Multiple Object Tracking Incorporating a Person Re-Identification Using Polynomial Cross Entropy Loss

The demand for smart surveillance systems has been driven by the ubiquity of cameras in modern society. Among the crucial tasks in such systems, person re-identification (re-ID) and multiple object tracking (MOT) are paramount. Despite the common photographic challenges they share, these tasks serve distinct objectives, complicating their integration into a unified system. To be specific, most existing work lacks a comprehensive study on effectively integrating re-ID models with object trackers to achieve optimal MOT performance. A decrease in MOT performance may occur without proper calibration for the integration of both components despite using an enhanced re-ID model for the tracker. To address these issues, we propose a straightforward and effective solution that integrates an improved re-ID model into a MOT framework, the BoT-SORT tracker, ensuring enhanced MOT performance on the well-known benchmarks MOT17 and MOT20 with fewer parameters for tuning. Recognizing the sub-optimal performance of existing re-ID models with their original loss functions, we introduce a novel loss function that incorporates a polynomial cross-entropy component to enhance training efficiency on closed-world datasets.
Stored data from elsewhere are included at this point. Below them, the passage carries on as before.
__global__ void xc_far_needed(const float* __restrict__ bounds, const int* __restrict__ best,
                              float* __restrict__ part_val, int* __restrict__ part_idx,
                              int* __restrict__ need_full, int H, int RG, int near) {
  const int ngrp = H / RG;
  const int p = blockIdx.y;
  const int grp = near + blockIdx.x * blockDim.x + threadIdx.x;
  if (grp >= ngrp - near) return;
  float b = 0.f;
  for (int r = 0; r < RG; ++r) b = fmaxf(b, bounds[(int64_t)p * H + grp * RG + r]);
  b = b * 1.0001f + 1e-30f;
  part_val[(int64_t)p * ngrp + grp] = -INFINITY;
  part_idx[(int64_t)p * ngrp + grp] = 0x7fffffff;
  const int fb = __float_as_int(b);
  if ((fb >= 0 ? fb : fb ^ 0x7fffffff) >= best[p]) atomicOr(need_full, 1);
}



__global__ __launch_bounds__(256) void xc_row_bounds(const cfloat* __restrict__ T2,
                                                     float* __restrict__ bounds, int nkx, int H) {
  __shared__ float part[4][64];
  const int ly = threadIdx.x & 63, slice = threadIdx.x >> 6;
  const int y = blockIdx.x * 64 + ly;
  const int p = blockIdx.y;
  float b0 = 0.f, b1 = 0.f, b2 = 0.f, b3 = 0.f;
  if (y < H) {
    const cfloat* in = T2 + (int64_t)p * nkx * H + y;
    int kx = slice;
    for (; kx + 12 < nkx; kx += 16) {
      const cfloat v0 = in[(int64_t)kx * H], v1 = in[(int64_t)(kx + 4) * H];
      const cfloat v2 = in[(int64_t)(kx + 8) * H], v3 = in[(int64_t)(kx + 12) * H];
      b0 += (kx == 0 ? 1.f : 2.f) * sqrtf(v0.x * v0.x + v0.y * v0.y);
      b1 += 2.f * sqrtf(v1.x * v1.x + v1.y * v1.y);
      b2 += 2.f * sqrtf(v2.x * v2.x + v2.y * v2.y);
      b3 += 2.f * sqrtf(v3.x * v3.x + v3.y * v3.y);
    }
    for (; kx < nkx; kx += 4) {
      const cfloat v = in[(int64_t)kx * H];
      b0 += (kx == 0 ? 1.f : 2.f) * sqrtf(v.x * v.x + v.y * v.y);
    }
  }
  part[slice][ly] = (b0 + b1) + (b2 + b3);
  __syncthreads();
  if (slice == 0 && y < H)
    bounds[(int64_t)p * H + y] = (part[0][ly] + part[1][ly]) + (part[2][ly] + part[3][ly]);
}

template <int LOGN, int EPI>
__global__ __launch_bounds__(MC_WG) void xc_rows_inv(const cfloat* __restrict__ T2,
                                                     const float* __restrict__ bounds,
                                                     int* __restrict__ best,
                                                     float* __restrict__ part_val,
                                                     int* __restrict__ part_idx,
                                                     float* __restrict__ out_real,
                                                     const int64_t* __restrict__ out_off,
                                                     int64_t out_stride,
                                                     const cfloat* __restrict__ tw_row, XcGeom g,
                                                     int near, int phase, int compact,
                                                     const int* __restrict__ gate) {
  constexpr int N = 1 << LOGN;
  if (gate && gate[0] == 0) return;
  constexpr int NT = fft_threads(N), SG = MC_WG / NT;
  constexpr int R0 = FftPlan<N>::radix(0), NB0 = N / R0, IT0 = (NB0 + NT - 1) / NT;
  extern __shared__ __attribute__((aligned(16))) char smem[];
  const int tid = threadIdx.x;
  const int lt = tid & (NT - 1), sg = tid / NT;
  cfloat* l0 = reinterpret_cast<cfloat*>(smem) + sg * 2 * lds_len(N);
  cfloat* l1 = l0 + lds_len(N);
  cfloat* stg = reinterpret_cast<cfloat*>(smem) + SG * 2 * lds_len(N);
  const int p = blockIdx.y;
  const int RG = g.RG;
  const int ngrp = g.H / RG;
  int grp = blockIdx.x;
  if (EPI == 0) grp = phase == 0 ? ((int)blockIdx.x < near ? (int)blockIdx.x : ngrp - 2 * near + (int)blockIdx.x)
                                 : near + (int)blockIdx.x;
  if constexpr (EPI == 0) {
    if (phase == 1) {
      float b = 0.f;
      for (int r = 0; r < RG; ++r) b = fmaxf(b, bounds[(int64_t)p * g.H + grp * RG + r]);
      b = b * 1.0001f + 1e-30f;
      if (float_order(b) < __hip_atomic_load(&best[p], __ATOMIC_RELAXED, __HIP_MEMORY_SCOPE_AGENT)) {
        if (tid == 0) {
          part_val[(int64_t)p * ngrp + grp] = -INFINITY;
          part_idx[(int64_t)p * ngrp + grp] = 0x7fffffff;
        }
        return;
      }
    }
  }
  const int nstore = near * RG + (compact > 0 ? compact - 1 : 0);
  const int cstride = compact ? 2 * nstore : g.H;
  const int coff = (int)blockIdx.x < near ? (int)blockIdx.x * RG
                                          : nstore + (compact - 1) + ((int)blockIdx.x - near) * RG;
  const cfloat* in = T2 + (int64_t)p * g.nkx * cstride + (int64_t)(compact ? coff : grp * RG);
  for (int i0 = tid; i0 < g.nkx * RG; i0 += 8 * MC_WG) {
    cfloat v8[8];
#pragma unroll
    for (int u = 0; u < 8; ++u) {
      const int i = i0 + u * MC_WG;
      const int kx = i / RG, r = i - kx * RG;
      if (i < g.nkx * RG) v8[u] = in[(int64_t)kx * cstride + r];
    }
#pragma unroll
    for (int u = 0; u < 8; ++u) {
      const int i = i0 + u * MC_WG;
      const int kx = i / RG, r = i - kx * RG;
      if (i < g.nkx * RG) stg[kx * (RG + 1) + r] = v8[u];
    }
  }
  FftTwiddles<N> T;
  T.template init<+1>(lt, tw_row, 2);
  cfloat wk[IT0][R0];
#pragma unroll
  for (int it = 0; it < IT0; ++it)
#pragma unroll
    for (int q = 0; q < R0; ++q) {
      const int j = lt + it * NT;
      const int k = (NB0 % NT == 0 || j < NB0) ? j + q * NB0 : 0;
      cfloat w = tw_row[k];
      w.y = -w.y;
      wk[it][q] = w;
    }
  __syncthreads();
  float bv = -INFINITY;
  int bi = 0x7fffffff;
  int s = 0;
  for (int r = sg; r < RG; r += SG) {
    const int y = grp * RG + r;
    auto load = [&](int k, int it, int q) {
      const int km = N - k;
      cfloat xk = (k < g.nkx) ? stg[k * (RG + 1) + r] : cmake(0.f, 0.f);
      cfloat xm = (km < g.nkx) ? cconj(stg[km * (RG + 1) + r]) : cmake(0.f, 0.f);
      if (k == 0) {
        xk.y = 0.f;
        xm.y = 0.f;
      }
      const cfloat sm = cadd(xk, xm), d = csub(xk, xm);
      const cfloat wd = cmul(wk[it][q], d);
      return cmake(sm.x - wd.y, sm.y + wd.x);
    };
    int res;
    if constexpr (EPI == 0) {
      auto store = [&](int n, cfloat v) {
        const int flat = y * g.W + 2 * n;
        cand_merge(bv, bi, v.x, flat);
        cand_merge(bv, bi, v.y, flat + 1);
      };
      res = wg_fft_pp<N, +1, true>(l0, l1, s, lt, T, load, store);
    } else {
      float* orow = out_real + out_off[p] + (int64_t)y * out_stride;
      auto store = [&](int n, cfloat v) {
        orow[2 * n] = v.x;
        orow[2 * n + 1] = v.y;
      };
      res = wg_fft_pp<N, +1, true>(l0, l1, s, lt, T, load, store);
    }
    s = res ^ 1;
  }
  if constexpr (EPI == 0) {
    for (int off = 32; off > 0; off >>= 1) {
      const float ov = __shfl_down(bv, off);
      const int oi = __shfl_down(bi, off);
      cand_merge(bv, bi, ov, oi);
    }
    __shared__ float wv[MC_WG / 64];
    __shared__ int wi[MC_WG / 64];
    if ((tid & 63) == 0) {
      wv[tid >> 6] = bv;
      wi[tid >> 6] = bi;
    }
    __syncthreads();
    if (tid == 0) {
      for (int w = 1; w < MC_WG / 64; ++w) cand_merge(bv, bi, wv[w], wi[w]);
      part_val[(int64_t)p * ngrp + grp] = bv;
      part_idx[(int64_t)p * ngrp + grp] = bi;
      atomicMax(&best[p], float_order(bv));
    }
  }
}

__global__ void xc_peak_final(const float* __restrict__ part_val, const int* __restrict__ part_idx,
                              int ngrp, int H, int W, int* __restrict__ peaks,
                              float* __restrict__ shifts, const int* __restrict__ shift_rows) {
  const int p = blockIdx.x;
  float bv = -INFINITY;
  int bi = 0x7fffffff;
  for (int i = threadIdx.x; i < ngrp; i += blockDim.x)
    cand_merge(bv, bi, part_val[(int64_t)p * ngrp + i], part_idx[(int64_t)p * ngrp + i]);
  for (int off = 32; off > 0; off >>= 1) {
    const float ov = __shfl_down(bv, off);
    const int oi = __shfl_down(bi, off);
    cand_merge(bv, bi, ov, oi);
  }
  if (threadIdx.x == 0) {
    if (bi == 0x7fffffff) bi = 0;
    peaks[p] = bi;
    const int py = bi / W, px = bi - py * W;
    const int row = shift_rows ? shift_rows[p] : p;
    shifts[2 * row] = (float)(py <= H / 2 ? py : py - H);
    shifts[2 * row + 1] = (float)(px <= W / 2 ? px : px - W);
  }
}

template <int LOGN>
__global__ __launch_bounds__(MC_WG) void xc_peak_nbhd(const cfloat* __restrict__ T2,
                                                      const int* __restrict__ peaks,
                                                      float* __restrict__ nb,
                                                      const cfloat* __restrict__ tw_row, XcGeom g,
                                                      const cfloat* __restrict__ T2n,
                                                      const int* __restrict__ gate, int nstore) {
  constexpr int N = 1 << LOGN;
  __shared__ __attribute__((aligned(16))) cfloat line[lds_len(N)];
  const int tid = threadIdx.x;
  const int p = blockIdx.y, dy = (int)blockIdx.x - 1;
  const int pk = peaks[p];
  const int py = pk / g.W, px = pk - py * g.W;
  const int y = py + dy;
  float* o = nb + (int64_t)p * 9 + (dy + 1) * 3;
  if (y < 0 || y >= g.H) {
    if (tid < 3) o[tid] = __builtin_nanf("");
    return;
  }
  const cfloat* in = T2 + (int64_t)p * g.nkx * g.H + y;
  int64_t cs = g.H;
  if (T2n && gate[0] == 0) {
    const int yn = y < nstore ? y : y - (g.H - 2 * nstore);
    if (yn < 0 || yn >= 2 * nstore || (y >= nstore && y < g.H - nstore)) {
      if (tid < 3) o[tid] = __builtin_nanf("");
      return;
    }
    cs = 2 * nstore;
    in = T2n + (int64_t)p * g.nkx * cs + yn;
  }
  auto X = [&](int k) { return in[(int64_t)k * cs]; };
  auto load = [&](int k) {
    const int km = N - k;
    cfloat xk = (k < g.nkx) ? X(k) : cmake(0.f, 0.f);
    cfloat xm = (km < g.nkx) ? cconj(X(km)) : cmake(0.f, 0.f);
    if (k == 0) {
      xk.y = 0.f;
      xm.y = 0.f;
    }
    const cfloat s = cadd(xk, xm), d = csub(xk, xm);
    cfloat w = tw_row[k];
    w.y = -w.y;
    const cfloat wd = cmul(w, d);
    return cmake(s.x - wd.y, s.y + wd.x);
  };
  auto store = [&](int n, cfloat v) { line[lpad(n)] = v; };
  wg_fft<N, +1>(line, tid, tw_row, 2, load, store);
  __syncthreads();
  if (tid < 3) {
    const int x = px + tid - 1;
    float v = __builtin_nanf("");
    if (x >= 0 && x < g.W) {
      const cfloat z = line[lpad(x >> 1)];
      v = (x & 1) ? z.y : z.x;
    }
    o[tid] = v;
  }
}

void mc_launch_row_bounds(const cfloat* T2, float* bounds, int nkx, int H, int npairs, hipStream_t stream) {
  hipLaunchKernelGGL(xc_row_bounds, dim3((H + 63) / 64, npairs), dim3(256), 0, stream, T2, bounds, nkx, H);
}
void mc_launch_peak_final(const float* part_val, const int* part_idx, int ngrp, int H, int W, int* peaks,
                          float* shifts, const int* shift_rows, int npairs, hipStream_t stream) {
  hipLaunchKernelGGL(xc_peak_final, dim3(npairs), dim3(64), 0, stream, part_val, part_idx, ngrp, H, W, peaks, shifts,
                     shift_rows);
}

constexpr int XC_NEAR_GUARD = 8;
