namespace {
struct ncclUniqueId_ {
    char internal[128];
};
enum { ncclSum_ = 0 };
enum { ncclFloat64_ = 8 };
struct Rccl {
    void* lib = nullptr;
    int (*GetUniqueId)(ncclUniqueId_*) = nullptr;
    int (*CommInitRank)(ncclComm_t*, int, ncclUniqueId_, int) = nullptr;
    int (*AllReduce)(const void*, void*, size_t, int, int, ncclComm_t, hipStream_t) = nullptr;
    int (*CommDestroy)(ncclComm_t) = nullptr;
    const char* (*GetErrorString)(int) = nullptr;
    const char* (*GetLastError)(ncclComm_t) = nullptr;
    int (*GetVersion)(int*) = nullptr;
    std::string path;
// ... 1068 lines not shown
int spfm_cd_linear_epoch(spfm_handle h, double alpha, double* viol) {
    SPFM_GUARD(h);
    return h->cd_linear_epoch(alpha, viol);
}

int spfm_pcd_epoch(spfm_handle h, int order_idx, int degree, double beta, double gamma,
                   double eta, const int32_t* indices_component, int n_comp, double* viol) {
    SPFM_GUARD(h);
    return h->pcd_epoch(order_idx, degree, beta, gamma, eta, indices_component, n_comp, viol);
}

int spfm_pbcd_epoch(spfm_handle h, int order_idx, int degree, double beta, double gamma,
                    double eta, double* viol) {
    SPFM_GUARD(h);
    return h->pbcd_epoch(order_idx, degree, beta, gamma, eta, viol);
}

int spfm_host_epoch_begin(spfm_handle h, int order_idx, int degree) {
    SPFM_GUARD(h);
    return h->host_epoch_begin(order_idx, degree);
}
int spfm_host_pass_begin(spfm_handle h, int component) {
    SPFM_GUARD(h);
    return h->host_pass_begin(component);
}
int spfm_host_step_sums(spfm_handle h, int step, double* sums_out) {
    SPFM_GUARD(h);
    return h->host_step(true, step, sums_out, nullptr, nullptr);
}
int spfm_host_step_apply(spfm_handle h, int step, const double* p_new, const double* p_old) {
    SPFM_GUARD(h);
    return h->host_step(false, step, nullptr, p_new, p_old);
}
int spfm_host_epoch_end(spfm_handle h, double* viol) {
    SPFM_GUARD(h);
    return h->host_epoch_end(viol);
}

int spfm_psgd_epoch(spfm_handle h, int degree, double alpha, double beta, double gamma,
                    double eta0, int learning_rate, double power_t, int64_t batch_size,
                    const int32_t* indices_samples, int64_t n_samples, int fit_linear,
                    int64_t* it, double* sum_loss) {
    SPFM_GUARD(h);
    if (h->dist()) {
        h->err = "psgd: several ranks share this handle's communicator -- use spfm_psgd_epoch_sharded";
        return SPFM_ERR_INVALID;
    }
    return h->psgd_epoch(degree, alpha, beta, gamma, eta0, learning_rate, power_t, batch_size,
                         indices_samples, n_samples, 0, fit_linear, it, sum_loss);
}

int spfm_psgd_epoch_sharded(spfm_handle h, int degree, double alpha, double beta, double gamma,
                            double eta0, int learning_rate, double power_t, int64_t batch_size,
                            const int32_t* indices_samples, int64_t n_global, int64_t row_lo,
                            int fit_linear, int64_t* it, double* sum_loss) {
    SPFM_GUARD(h);
    return h->psgd_epoch(degree, alpha, beta, gamma, eta0, learning_rate, power_t, batch_size,
                         indices_samples, n_global, row_lo, fit_linear, it, sum_loss);
}

int spfm_comm_unique_id(char* id128) {
    if (!id128) return SPFM_ERR_INVALID;
    std::string e;
    if (!g_rccl.load(e)) {
        g_create_error = e;
        return SPFM_ERR_RUNTIME;
    }
    ncclUniqueId_ id;
    if (g_rccl.GetUniqueId(&id) != 0) {
        g_create_error = "ncclGetUniqueId failed";
        return SPFM_ERR_RUNTIME;
    }
    std::memcpy(id128, id.internal, 128);
    return SPFM_OK;
}

int spfm_comm_init(spfm_handle h, const char* id128, int n_ranks, int rank) {
    SPFM_GUARD(h);
    if (!id128 || n_ranks < 1 || rank < 0 || rank >= n_ranks) return SPFM_ERR_INVALID;
    if (!g_rccl.load(h->err)) return SPFM_ERR_RUNTIME;
    ncclUniqueId_ id;
    std::memcpy(id.internal, id128, 128);
    (void)hipStreamSynchronize(h->stream);
    const hipError_t stale = h->keep_last_error ? hipSuccess : hipGetLastError();
    int rc = g_rccl.CommInitRank(&h->comm, n_ranks, id, rank);
    if (rc != 0) {
        int ver = 0;
        if (g_rccl.GetVersion) (void)g_rccl.GetVersion(&ver);
        const char* detail = g_rccl.GetLastError ? g_rccl.GetLastError(nullptr) : nullptr;
        h->err = std::string("ncclCommInitRank: ") +
                 (g_rccl.GetErrorString ? g_rccl.GetErrorString(rc) : "error");
        if (detail && *detail) h->err += std::string(" [") + detail + "]";
        h->err += " (librccl " + std::to_string(ver) + " from " + g_rccl.path;
        h->err += std::string("; HIP last error now: ") + hipGetErrorString(hipPeekAtLastError());
        if (stale != hipSuccess)
            h->err += std::string("; cleared before the call: ") + hipGetErrorString(stale);
        h->err += "; set NCCL_DEBUG=INFO for RCCL's own log)";
        h->comm = nullptr;
        return SPFM_ERR_RUNTIME;
    }
    h->n_ranks = n_ranks;
    h->rank = rank;
    h->col_norm_reduced = false;
    h->resident_agreed.clear();
    h->clear_graphs();
    return SPFM_OK;
}

int spfm_comm_init_shm(spfm_handle h, const char* shm_name, int n_ranks, int rank) {
    SPFM_GUARD(h);
    if (!shm_name || n_ranks < 1 || n_ranks > 64 || rank < 0 || rank >= n_ranks)
        return SPFM_ERR_INVALID;
    if (h->comm || h->shm.hdr) {
        h->err = "a communicator is already attached";
        return SPFM_ERR_INVALID;
    }
    using Shm = spfm_engine::ShmComm;
    const size_t bytes = sizeof(Shm::Hdr) + sizeof(double) * Shm::kMaxDoubles * (size_t)n_ranks;
    int fd = shm_open(shm_name, O_RDWR | O_CREAT, 0600);
    if (fd < 0) {
        h->err = std::string("shm_open failed: ") + std::strerror(errno);
        return SPFM_ERR_RUNTIME;
    }
    if (ftruncate(fd, (off_t)bytes) != 0) {
        h->err = std::string("ftruncate failed: ") + std::strerror(errno);
        close(fd);
        return SPFM_ERR_RUNTIME;
    }
    void* p = mmap(nullptr, bytes, PROT_READ | PROT_WRITE, MAP_SHARED, fd, 0);
    close(fd);
    if (p == MAP_FAILED) {
        h->err = std::string("mmap failed: ") + std::strerror(errno);
        return SPFM_ERR_RUNTIME;
    }
    h->shm.hdr = reinterpret_cast<Shm::Hdr*>(p);
    h->shm.slots = reinterpret_cast<double*>(reinterpret_cast<char*>(p) + sizeof(Shm::Hdr));
    h->shm.bytes = bytes;
    h->shm.local_sense = 0;
    h->n_ranks = n_ranks;
    h->rank = rank;
    h->resident_agreed.clear();
    h->col_norm_reduced = false;
    h->clear_graphs();
    return SPFM_OK;
}

int spfm_peer_alloc(spfm_handle h, char* handle64) {
    SPFM_GUARD(h);
    if (!handle64) return SPFM_ERR_INVALID;
    if (!h->peer_own) {
        void* p = nullptr;
        hipError_t ae = hipExtMallocWithFlags(&p, sizeof(double) * spfm_engine::kPeerDoubles,
                                              hipDeviceMallocFinegrained);
        if (ae != hipSuccess) {
            (void)hipGetLastError();
            h->err = std::string("peer slab: fine-grained device memory is not available (") +
                     hipGetErrorString(ae) + "); use the per-step collective";
            return SPFM_ERR_RUNTIME;
        }
        if (hipMemsetAsync(p, 0, sizeof(double) * spfm_engine::kPeerDoubles, h->stream) != hipSuccess ||
            hipStreamSynchronize(h->stream) != hipSuccess) {
            (void)hipFree(p);
            h->err = "peer slab memset failed";
            return SPFM_ERR_RUNTIME;
        }
        h->peer_own = p;
    }
    static_assert(sizeof(hipIpcMemHandle_t) == 64, "IPC handle size");
    hipIpcMemHandle_t ih;
    hipError_t e = hipIpcGetMemHandle(&ih, h->peer_own);
    if (e != hipSuccess) {
        h->err = std::string("hipIpcGetMemHandle: ") + hipGetErrorString(e);
        return SPFM_ERR_RUNTIME;
    }
    std::memcpy(handle64, &ih, 64);
    return SPFM_OK;
}

int spfm_peer_connect(spfm_handle h, int n_ranks, int rank, const char* handles) {
    SPFM_GUARD(h);
    if (!handles || n_ranks < 2 || n_ranks > 8 || rank < 0 || rank >= n_ranks)
        return SPFM_ERR_INVALID;
    if (!h->peer_own) {
        h->err = "spfm_peer_connect: call spfm_peer_alloc first";
        return SPFM_ERR_INVALID;
    }
    if (!h->dist() || h->n_ranks != n_ranks || h->rank != rank) {
        h->err = "spfm_peer_connect: attach the communicator (spfm_comm_init[_shm]) with the "
                 "same ranks first";
        return SPFM_ERR_INVALID;
    }
    h->peer_ptr.assign((size_t)n_ranks, nullptr);
    for (int r = 0; r < n_ranks; ++r) {
        if (r == rank) {
            h->peer_ptr[(size_t)r] = h->peer_own;
            continue;
        }
        hipIpcMemHandle_t ih;
        std::memcpy(&ih, handles + (size_t)r * 64, 64);
        void* p = nullptr;
        hipError_t e = hipIpcOpenMemHandle(&p, ih, hipIpcMemLazyEnablePeerAccess);
        if (e != hipSuccess) {
            h->err = std::string("hipIpcOpenMemHandle: ") + hipGetErrorString(e);
            return SPFM_ERR_RUNTIME;
        }
        h->peer_ptr[(size_t)r] = p;
    }
    std::vector<double*> t1((size_t)n_ranks), t2((size_t)n_ranks);
    for (int r = 0; r < n_ranks; ++r) {
        t1[(size_t)r] = reinterpret_cast<double*>(h->peer_ptr[(size_t)r]) + spfm_engine::kPeerPcdOff;
        t2[(size_t)r] = reinterpret_cast<double*>(h->peer_ptr[(size_t)r]) + spfm_engine::kPeerPbOff;
    }
    if (h->upload(h->peer_tab_pcd, t1.data(), (size_t)n_ranks, 8) ||
        h->upload(h->peer_tab_pb, t2.data(), (size_t)n_ranks, 8) || h->sync()) {
        h->err = "peer table upload failed";
        return SPFM_ERR_RUNTIME;
    }
    {
        DevBuf okb;
        int ok = 0;
        h->peer_generation += 1;
        const unsigned long long word = 0x5350464d00000000ull + (unsigned)h->peer_generation;
        const unsigned long long ticks = 100ull * 1000 * 1000 * 10;
        if (okb.alloc(sizeof(int) * 4) != hipSuccess ||
            hipMemsetAsync(okb.p, 0, sizeof(int) * 4, h->stream) != hipSuccess) {
            h->err = "peer handshake: allocation failed";
            return SPFM_ERR_RUNTIME;
        }
        hipLaunchKernelGGL(peer_probe_kernel, dim3(1), dim3(kWave), 0, h->stream,
                           h->peer_tab_pcd.as<double*>(),
                           spfm_engine::kPeerProbeOff - spfm_engine::kPeerPcdOff, n_ranks, rank,
                           word, ticks, okb.as<int>());
        if (h->download(&ok, okb.p, 1) || h->sync()) {
            h->err = "peer handshake kernel failed";
            return SPFM_ERR_RUNTIME;
        }
        if (!ok) {
            h->err = "peer handshake timed out: a peer's store into this GPU's exchange slab did "
                     "not become visible to a running kernel (use the per-step collective)";
            return SPFM_ERR_RUNTIME;
        }
    }
    h->peer_ready = true;
    h->invalidate(spfm_engine::kInvSchedule | spfm_engine::kInvStreams | spfm_engine::kInvGraphs);
    return SPFM_OK;
}

int spfm_profile_enable(spfm_handle h, int on) {
    if (!h) return SPFM_ERR_INVALID;
    h->prof_on = on != 0;
    return SPFM_OK;
}

int spfm_profile_get(spfm_handle h, int which, double* ms, int64_t* launches, int64_t* nnz) {
    if (!h || which < 0 || which > 4) return SPFM_ERR_INVALID;
    if (ms) *ms = h->prof[which].ms;
    if (launches) *launches = h->prof[which].launches;
    if (nnz) *nnz = h->prof[which].nnz;
    return SPFM_OK;
}

int spfm_profile_reset(spfm_handle h) {
    if (!h) return SPFM_ERR_INVALID;
    for (auto& ps : h->prof) {
        ps.ms = 0;
        ps.launches = 0;
        ps.nnz = 0;
        ps.used = 0;
    }
    return SPFM_OK;
}

#include "spfm_options.inc.h"

int spfm_debug_prb_stamps(spfm_handle h, long long* out, int cap) {
    SPFM_GUARD(h);
    if ((h->pb_dbg & 8) && out && cap >= 8) {
        static unsigned v[16 + 4096];
        if (hipMemcpy(v, h->pb_dbgbuf.p, sizeof v, hipMemcpyDeviceToHost) != hipSuccess)
            return SPFM_ERR_RUNTIME;
        int i = 0;
        for (; i < 16 + 4096 && i < cap; ++i) out[i] = (long long)v[i];
        return i - (i % 16);
    }
    if (h->wide_stamp_on && h->wide_stamps.p && out) {
        const int nv = (int)(h->wide_stamps.bytes / sizeof(long long));
        if (cap < nv) return SPFM_ERR_INVALID;
        if (hipMemcpy(out, h->wide_stamps.p, sizeof(long long) * (size_t)nv,
                      hipMemcpyDeviceToHost) != hipSuccess)
            return SPFM_ERR_RUNTIME;
        return nv;
    }
    if (h->pb_stamp_on && (h->pb_stream_ready || h->pbr_state == 1) && out) {
        const int nv = 16 * (h->pbr_state == 1 ? h->pbr_G : h->pb_stream_G);
        if (cap < nv) return SPFM_ERR_INVALID;
        if (hipMemcpy(out, h->pb_stamps.p, sizeof(long long) * (size_t)nv,
                      hipMemcpyDeviceToHost) != hipSuccess)
            return SPFM_ERR_RUNTIME;
        return nv;
    }
    if (!h->prb_ready || !out) return SPFM_ERR_INVALID;
    const int nval = 16 * h->prb_G;
    if (cap < nval) return SPFM_ERR_INVALID;
    if (hipMemcpy(out, h->prb_stamps.p, sizeof(long long) * (size_t)nval, hipMemcpyDeviceToHost) !=
        hipSuccess)
        return SPFM_ERR_RUNTIME;
    return nval;
}

int spfm_debug_hop_latency(spfm_handle h, int partner, int rounds, double* ns_per_hop,
                           int* xcc_ids ) {
    SPFM_GUARD(h);
    if (partner < 1 || partner > 255 || rounds < 1 || rounds > (1 << 20) || !ns_per_hop)
        return SPFM_ERR_INVALID;
    DevBuf words, info;
    if (words.alloc(sizeof(unsigned long long) * 32) != hipSuccess ||
        info.alloc(sizeof(int) * 4) != hipSuccess)
        return SPFM_ERR_RUNTIME;
    hipEvent_t e0, e1;
    if (hipEventCreate(&e0) != hipSuccess || hipEventCreate(&e1) != hipSuccess)
        return SPFM_ERR_RUNTIME;
    float best = 1e30f;
    int hinfo[4] = {0, 0, 0, 0};
    for (int rep = 0; rep < 3; ++rep) {
        (void)hipMemsetAsync(words.p, 0, sizeof(unsigned long long) * 32, h->stream);
        (void)hipMemsetAsync(info.p, 0, sizeof(int) * 4, h->stream);
        (void)hipEventRecord(e0, h->stream);
        hipLaunchKernelGGL(hop_pingpong_kernel, dim3(partner + 1), dim3(kWave), 0, h->stream,
                           words.as<unsigned long long>(), rounds, partner, info.as<int>());
        (void)hipEventRecord(e1, h->stream);
        if (hipStreamSynchronize(h->stream) != hipSuccess) {
            h->err = "hop_pingpong_kernel failed";
            return SPFM_ERR_RUNTIME;
        }
        float ms = 0.f;
        (void)hipEventElapsedTime(&ms, e0, e1);
        (void)hipMemcpy(hinfo, info.p, sizeof(int) * 4, hipMemcpyDeviceToHost);
        if (hinfo[2] != 0) {
            h->err = "hop latency probe: partner workgroup did not respond";
            (void)hipEventDestroy(e0);
            (void)hipEventDestroy(e1);
            return SPFM_ERR_RUNTIME;
        }
        if (rep > 0 && ms < best) best = ms;
    }
    (void)hipEventDestroy(e0);
    (void)hipEventDestroy(e1);
    *ns_per_hop = (double)best * 1e6 / (2.0 * rounds);
    if (xcc_ids) {
        xcc_ids[0] = hinfo[0];
        xcc_ids[1] = hinfo[1];
    }
    return SPFM_OK;
}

As a result, the re-ID model trained with the proposed method achieves state-of-the-art performance on Market1501 and DukeMTMC datasets, and is subsequently applied to a BoT-SORT tracker with a post-processing re-ranking module for MOT. Experimental results show that the proposed method achieves 81.2% and 77.8% MOTA scores on MOT17 and MOT20 datasets, respectively, outperforming the state-of-the-art MOT methods.